*** RECORDS SUPPLIED Section Begins ***
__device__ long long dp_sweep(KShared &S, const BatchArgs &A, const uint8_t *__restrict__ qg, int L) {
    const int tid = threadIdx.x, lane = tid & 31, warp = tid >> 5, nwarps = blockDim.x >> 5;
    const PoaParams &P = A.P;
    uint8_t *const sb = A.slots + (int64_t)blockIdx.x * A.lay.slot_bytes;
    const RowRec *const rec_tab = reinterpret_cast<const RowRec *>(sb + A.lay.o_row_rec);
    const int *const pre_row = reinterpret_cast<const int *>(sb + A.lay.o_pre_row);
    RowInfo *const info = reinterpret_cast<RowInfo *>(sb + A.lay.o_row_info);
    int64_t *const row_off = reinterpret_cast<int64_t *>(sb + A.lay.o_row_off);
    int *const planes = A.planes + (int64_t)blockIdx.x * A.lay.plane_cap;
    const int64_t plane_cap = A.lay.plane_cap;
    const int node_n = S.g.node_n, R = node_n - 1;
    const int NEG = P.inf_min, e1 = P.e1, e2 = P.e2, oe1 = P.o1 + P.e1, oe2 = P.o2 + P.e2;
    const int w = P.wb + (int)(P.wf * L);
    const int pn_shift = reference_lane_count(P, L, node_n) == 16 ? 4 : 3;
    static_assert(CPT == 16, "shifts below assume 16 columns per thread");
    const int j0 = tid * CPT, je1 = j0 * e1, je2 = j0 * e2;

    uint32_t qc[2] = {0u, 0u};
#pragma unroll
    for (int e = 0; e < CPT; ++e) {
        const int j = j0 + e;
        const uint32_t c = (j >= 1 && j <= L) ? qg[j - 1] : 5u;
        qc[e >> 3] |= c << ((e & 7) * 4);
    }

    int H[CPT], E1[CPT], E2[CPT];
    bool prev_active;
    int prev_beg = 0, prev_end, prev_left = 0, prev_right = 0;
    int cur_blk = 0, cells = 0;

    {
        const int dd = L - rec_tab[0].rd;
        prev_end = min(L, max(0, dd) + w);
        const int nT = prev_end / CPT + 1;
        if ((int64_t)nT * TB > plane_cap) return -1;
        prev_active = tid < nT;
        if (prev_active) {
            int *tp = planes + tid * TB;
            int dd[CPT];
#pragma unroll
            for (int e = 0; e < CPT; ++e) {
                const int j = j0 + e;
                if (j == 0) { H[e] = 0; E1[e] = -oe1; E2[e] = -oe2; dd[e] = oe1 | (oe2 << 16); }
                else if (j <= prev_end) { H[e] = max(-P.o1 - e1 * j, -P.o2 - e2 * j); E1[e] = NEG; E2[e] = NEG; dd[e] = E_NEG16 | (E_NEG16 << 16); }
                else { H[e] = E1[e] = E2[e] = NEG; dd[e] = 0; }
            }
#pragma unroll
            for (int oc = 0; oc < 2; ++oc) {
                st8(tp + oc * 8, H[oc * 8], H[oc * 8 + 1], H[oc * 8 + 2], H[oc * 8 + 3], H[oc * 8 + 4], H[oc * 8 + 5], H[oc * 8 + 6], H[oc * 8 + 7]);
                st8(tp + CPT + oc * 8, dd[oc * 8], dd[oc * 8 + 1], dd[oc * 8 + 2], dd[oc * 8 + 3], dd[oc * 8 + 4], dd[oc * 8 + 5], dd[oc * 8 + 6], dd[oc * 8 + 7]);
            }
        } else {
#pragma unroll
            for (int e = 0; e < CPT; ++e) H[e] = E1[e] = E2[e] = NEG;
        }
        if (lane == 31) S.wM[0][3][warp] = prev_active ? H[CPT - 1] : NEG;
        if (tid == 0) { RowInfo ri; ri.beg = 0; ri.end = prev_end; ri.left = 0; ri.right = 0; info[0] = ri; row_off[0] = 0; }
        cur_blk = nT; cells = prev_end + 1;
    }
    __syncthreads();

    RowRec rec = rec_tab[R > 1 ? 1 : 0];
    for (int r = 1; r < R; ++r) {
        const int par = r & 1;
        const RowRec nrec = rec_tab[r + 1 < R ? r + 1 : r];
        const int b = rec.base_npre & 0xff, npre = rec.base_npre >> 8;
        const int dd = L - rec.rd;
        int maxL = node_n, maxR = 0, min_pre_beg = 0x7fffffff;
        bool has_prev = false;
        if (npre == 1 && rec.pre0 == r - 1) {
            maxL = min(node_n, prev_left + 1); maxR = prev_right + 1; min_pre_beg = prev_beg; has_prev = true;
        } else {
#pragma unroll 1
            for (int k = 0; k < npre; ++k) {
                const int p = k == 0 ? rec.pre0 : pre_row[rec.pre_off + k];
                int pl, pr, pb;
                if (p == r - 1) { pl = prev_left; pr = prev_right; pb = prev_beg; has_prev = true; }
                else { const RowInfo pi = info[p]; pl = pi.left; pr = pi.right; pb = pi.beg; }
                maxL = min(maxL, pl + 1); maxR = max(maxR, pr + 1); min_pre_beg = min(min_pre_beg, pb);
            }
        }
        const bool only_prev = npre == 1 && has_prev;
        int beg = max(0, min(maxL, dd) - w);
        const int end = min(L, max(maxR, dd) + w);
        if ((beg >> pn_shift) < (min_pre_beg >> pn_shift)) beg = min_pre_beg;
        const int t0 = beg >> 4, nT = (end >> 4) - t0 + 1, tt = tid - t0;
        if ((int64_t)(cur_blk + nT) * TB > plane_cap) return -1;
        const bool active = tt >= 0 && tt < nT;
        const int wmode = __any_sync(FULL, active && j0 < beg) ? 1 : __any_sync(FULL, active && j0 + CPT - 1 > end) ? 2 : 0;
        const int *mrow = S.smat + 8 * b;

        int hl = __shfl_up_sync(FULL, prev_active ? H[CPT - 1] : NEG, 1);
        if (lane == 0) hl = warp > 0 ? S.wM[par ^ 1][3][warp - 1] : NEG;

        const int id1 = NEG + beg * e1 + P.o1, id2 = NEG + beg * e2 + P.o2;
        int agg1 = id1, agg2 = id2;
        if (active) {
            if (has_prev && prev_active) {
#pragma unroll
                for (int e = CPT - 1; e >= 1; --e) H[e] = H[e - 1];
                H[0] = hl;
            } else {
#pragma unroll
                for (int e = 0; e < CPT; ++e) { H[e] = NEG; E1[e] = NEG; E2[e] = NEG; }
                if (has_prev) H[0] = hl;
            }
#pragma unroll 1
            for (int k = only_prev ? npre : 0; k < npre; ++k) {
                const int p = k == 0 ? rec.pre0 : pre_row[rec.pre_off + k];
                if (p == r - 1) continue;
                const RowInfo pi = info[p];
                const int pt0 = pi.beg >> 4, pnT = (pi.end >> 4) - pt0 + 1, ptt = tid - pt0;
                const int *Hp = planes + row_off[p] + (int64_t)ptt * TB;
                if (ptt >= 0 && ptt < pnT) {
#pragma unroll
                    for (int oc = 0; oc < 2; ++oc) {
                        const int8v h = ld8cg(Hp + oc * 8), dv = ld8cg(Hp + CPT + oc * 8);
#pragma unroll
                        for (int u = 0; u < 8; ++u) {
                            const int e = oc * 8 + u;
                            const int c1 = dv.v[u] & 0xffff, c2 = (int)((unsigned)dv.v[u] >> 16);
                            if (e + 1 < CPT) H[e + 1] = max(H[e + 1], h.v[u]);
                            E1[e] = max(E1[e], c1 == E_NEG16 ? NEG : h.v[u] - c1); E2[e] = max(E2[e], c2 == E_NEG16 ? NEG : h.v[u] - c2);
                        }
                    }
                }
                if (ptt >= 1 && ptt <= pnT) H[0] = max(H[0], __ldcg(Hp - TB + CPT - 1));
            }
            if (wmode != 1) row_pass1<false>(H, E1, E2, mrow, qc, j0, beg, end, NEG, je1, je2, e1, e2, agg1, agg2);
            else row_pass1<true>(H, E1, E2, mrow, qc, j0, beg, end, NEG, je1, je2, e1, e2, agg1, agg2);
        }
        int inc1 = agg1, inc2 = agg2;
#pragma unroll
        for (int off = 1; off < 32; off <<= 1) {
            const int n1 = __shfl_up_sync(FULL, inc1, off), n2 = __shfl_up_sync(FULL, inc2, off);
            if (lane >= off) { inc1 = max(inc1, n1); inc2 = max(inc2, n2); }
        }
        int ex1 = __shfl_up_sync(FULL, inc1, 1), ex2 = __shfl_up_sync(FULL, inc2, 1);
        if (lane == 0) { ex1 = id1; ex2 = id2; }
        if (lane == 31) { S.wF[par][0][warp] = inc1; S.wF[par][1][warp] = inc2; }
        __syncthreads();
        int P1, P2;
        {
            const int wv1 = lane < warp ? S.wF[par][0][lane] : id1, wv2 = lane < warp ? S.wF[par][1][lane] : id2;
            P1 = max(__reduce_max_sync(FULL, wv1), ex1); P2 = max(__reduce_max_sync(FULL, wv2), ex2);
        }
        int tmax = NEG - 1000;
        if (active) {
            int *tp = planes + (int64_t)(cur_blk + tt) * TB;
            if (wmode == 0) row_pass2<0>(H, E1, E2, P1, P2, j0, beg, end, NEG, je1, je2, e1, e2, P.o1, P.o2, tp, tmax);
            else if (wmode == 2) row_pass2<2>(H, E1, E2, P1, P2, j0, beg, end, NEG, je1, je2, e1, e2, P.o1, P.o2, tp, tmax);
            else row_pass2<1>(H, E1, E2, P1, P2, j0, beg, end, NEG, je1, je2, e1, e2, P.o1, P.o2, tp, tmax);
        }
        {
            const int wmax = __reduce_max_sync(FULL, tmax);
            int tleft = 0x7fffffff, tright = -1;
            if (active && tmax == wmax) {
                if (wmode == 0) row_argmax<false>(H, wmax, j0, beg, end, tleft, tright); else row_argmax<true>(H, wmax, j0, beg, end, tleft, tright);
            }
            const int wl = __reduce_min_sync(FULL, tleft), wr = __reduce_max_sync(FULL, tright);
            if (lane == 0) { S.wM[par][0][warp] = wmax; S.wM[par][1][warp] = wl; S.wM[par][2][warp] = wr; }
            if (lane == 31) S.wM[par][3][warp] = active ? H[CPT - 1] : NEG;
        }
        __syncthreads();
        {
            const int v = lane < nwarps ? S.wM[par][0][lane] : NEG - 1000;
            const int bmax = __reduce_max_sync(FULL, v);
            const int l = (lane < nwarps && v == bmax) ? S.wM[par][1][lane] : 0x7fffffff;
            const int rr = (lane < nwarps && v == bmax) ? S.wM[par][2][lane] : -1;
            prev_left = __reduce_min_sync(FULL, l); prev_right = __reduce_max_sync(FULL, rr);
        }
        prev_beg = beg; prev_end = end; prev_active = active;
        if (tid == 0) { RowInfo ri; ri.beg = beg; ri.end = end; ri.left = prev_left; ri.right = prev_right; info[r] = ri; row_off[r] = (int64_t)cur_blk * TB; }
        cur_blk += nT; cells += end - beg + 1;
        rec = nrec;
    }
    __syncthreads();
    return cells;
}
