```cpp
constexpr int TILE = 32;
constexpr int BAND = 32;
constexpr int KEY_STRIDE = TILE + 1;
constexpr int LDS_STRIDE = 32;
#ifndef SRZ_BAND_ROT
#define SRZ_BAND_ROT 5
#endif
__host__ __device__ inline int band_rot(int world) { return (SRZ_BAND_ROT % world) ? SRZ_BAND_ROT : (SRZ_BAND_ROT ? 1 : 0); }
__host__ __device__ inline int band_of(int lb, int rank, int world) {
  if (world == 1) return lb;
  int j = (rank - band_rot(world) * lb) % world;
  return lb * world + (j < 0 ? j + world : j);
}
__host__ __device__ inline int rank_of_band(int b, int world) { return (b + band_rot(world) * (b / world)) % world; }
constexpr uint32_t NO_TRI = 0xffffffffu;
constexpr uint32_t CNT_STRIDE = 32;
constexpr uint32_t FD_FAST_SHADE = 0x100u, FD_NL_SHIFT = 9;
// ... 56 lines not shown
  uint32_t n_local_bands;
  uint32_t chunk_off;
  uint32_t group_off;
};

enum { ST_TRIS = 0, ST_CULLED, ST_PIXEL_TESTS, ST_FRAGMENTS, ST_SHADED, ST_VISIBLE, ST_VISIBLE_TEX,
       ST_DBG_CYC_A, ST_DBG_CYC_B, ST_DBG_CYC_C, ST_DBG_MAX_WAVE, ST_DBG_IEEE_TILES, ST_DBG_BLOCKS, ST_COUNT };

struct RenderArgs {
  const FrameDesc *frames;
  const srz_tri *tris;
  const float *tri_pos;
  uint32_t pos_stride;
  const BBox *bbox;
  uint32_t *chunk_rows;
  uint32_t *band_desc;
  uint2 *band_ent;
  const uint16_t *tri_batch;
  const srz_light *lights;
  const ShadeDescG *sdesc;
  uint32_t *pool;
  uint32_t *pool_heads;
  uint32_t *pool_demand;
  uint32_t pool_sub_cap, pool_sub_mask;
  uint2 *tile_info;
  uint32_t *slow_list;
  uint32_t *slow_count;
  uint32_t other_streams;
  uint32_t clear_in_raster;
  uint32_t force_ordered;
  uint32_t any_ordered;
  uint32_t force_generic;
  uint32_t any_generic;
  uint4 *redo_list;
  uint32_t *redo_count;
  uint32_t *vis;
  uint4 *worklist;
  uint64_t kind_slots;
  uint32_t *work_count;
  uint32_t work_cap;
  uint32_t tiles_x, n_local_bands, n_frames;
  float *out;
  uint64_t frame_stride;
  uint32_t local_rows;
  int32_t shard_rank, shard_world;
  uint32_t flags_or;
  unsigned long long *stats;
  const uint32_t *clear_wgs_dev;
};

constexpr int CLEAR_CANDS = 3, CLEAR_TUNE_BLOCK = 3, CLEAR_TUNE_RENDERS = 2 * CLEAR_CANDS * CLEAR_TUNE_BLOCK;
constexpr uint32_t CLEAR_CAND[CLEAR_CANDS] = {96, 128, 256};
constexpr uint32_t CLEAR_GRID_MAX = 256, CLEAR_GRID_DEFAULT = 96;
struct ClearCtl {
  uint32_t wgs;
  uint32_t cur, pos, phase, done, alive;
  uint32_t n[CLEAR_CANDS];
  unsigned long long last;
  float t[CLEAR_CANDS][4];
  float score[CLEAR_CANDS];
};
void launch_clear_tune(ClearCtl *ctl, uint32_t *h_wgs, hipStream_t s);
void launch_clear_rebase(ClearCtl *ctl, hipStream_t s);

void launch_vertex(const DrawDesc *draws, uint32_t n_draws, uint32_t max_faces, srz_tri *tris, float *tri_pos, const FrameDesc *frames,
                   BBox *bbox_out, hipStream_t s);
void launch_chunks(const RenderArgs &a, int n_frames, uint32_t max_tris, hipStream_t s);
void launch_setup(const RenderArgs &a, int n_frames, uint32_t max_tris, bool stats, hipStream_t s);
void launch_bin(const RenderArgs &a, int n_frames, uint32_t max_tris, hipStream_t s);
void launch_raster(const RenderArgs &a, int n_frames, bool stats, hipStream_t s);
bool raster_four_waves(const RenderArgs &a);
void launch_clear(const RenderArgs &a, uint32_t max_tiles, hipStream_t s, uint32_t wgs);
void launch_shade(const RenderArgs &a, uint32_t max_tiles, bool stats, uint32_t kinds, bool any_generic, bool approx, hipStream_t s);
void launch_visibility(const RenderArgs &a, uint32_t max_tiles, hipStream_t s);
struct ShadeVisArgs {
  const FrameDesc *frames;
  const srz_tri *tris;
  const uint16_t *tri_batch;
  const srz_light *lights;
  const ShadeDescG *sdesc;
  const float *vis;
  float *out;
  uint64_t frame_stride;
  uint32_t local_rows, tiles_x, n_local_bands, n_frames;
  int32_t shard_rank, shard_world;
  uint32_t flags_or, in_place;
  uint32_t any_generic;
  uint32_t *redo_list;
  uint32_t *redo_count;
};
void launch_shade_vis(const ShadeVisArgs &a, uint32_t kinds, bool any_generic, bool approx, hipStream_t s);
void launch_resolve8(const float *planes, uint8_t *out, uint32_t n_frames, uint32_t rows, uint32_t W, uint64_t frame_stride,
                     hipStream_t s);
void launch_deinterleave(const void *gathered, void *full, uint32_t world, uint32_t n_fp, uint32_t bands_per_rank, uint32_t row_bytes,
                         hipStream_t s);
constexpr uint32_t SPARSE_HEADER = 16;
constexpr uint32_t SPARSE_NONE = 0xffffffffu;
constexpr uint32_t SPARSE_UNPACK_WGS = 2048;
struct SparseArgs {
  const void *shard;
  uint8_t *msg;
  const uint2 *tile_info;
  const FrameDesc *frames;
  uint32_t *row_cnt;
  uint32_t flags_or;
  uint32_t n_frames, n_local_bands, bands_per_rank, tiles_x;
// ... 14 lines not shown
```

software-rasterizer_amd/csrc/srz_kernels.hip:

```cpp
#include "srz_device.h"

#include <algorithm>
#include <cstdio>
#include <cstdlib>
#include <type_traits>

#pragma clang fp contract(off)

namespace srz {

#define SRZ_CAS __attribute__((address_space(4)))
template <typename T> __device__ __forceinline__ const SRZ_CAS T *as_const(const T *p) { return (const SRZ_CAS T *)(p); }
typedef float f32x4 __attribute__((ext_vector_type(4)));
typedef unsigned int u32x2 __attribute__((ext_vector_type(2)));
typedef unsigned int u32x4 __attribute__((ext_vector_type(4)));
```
*** RECORDS SUPPLIED Section Ends ***
* **YOUR TASK**
Both the first line of the data above and the line with "uint8_t *const sb" must be included; please return exactly those lines and the ones between them.

* **EXPECTED OUTPUT**
__device__ long long dp_sweep(KShared &S, const BatchArgs &A, const uint8_t *__restrict__ qg, int L) {
    const int tid = threadIdx.x, lane = tid & 31, warp = tid >> 5, nwarps = blockDim.x >> 5;
    const PoaParams &P = A.P;
    uint8_t *const sb = A.slots + (int64_t)blockIdx.x * A.lay.slot_bytes;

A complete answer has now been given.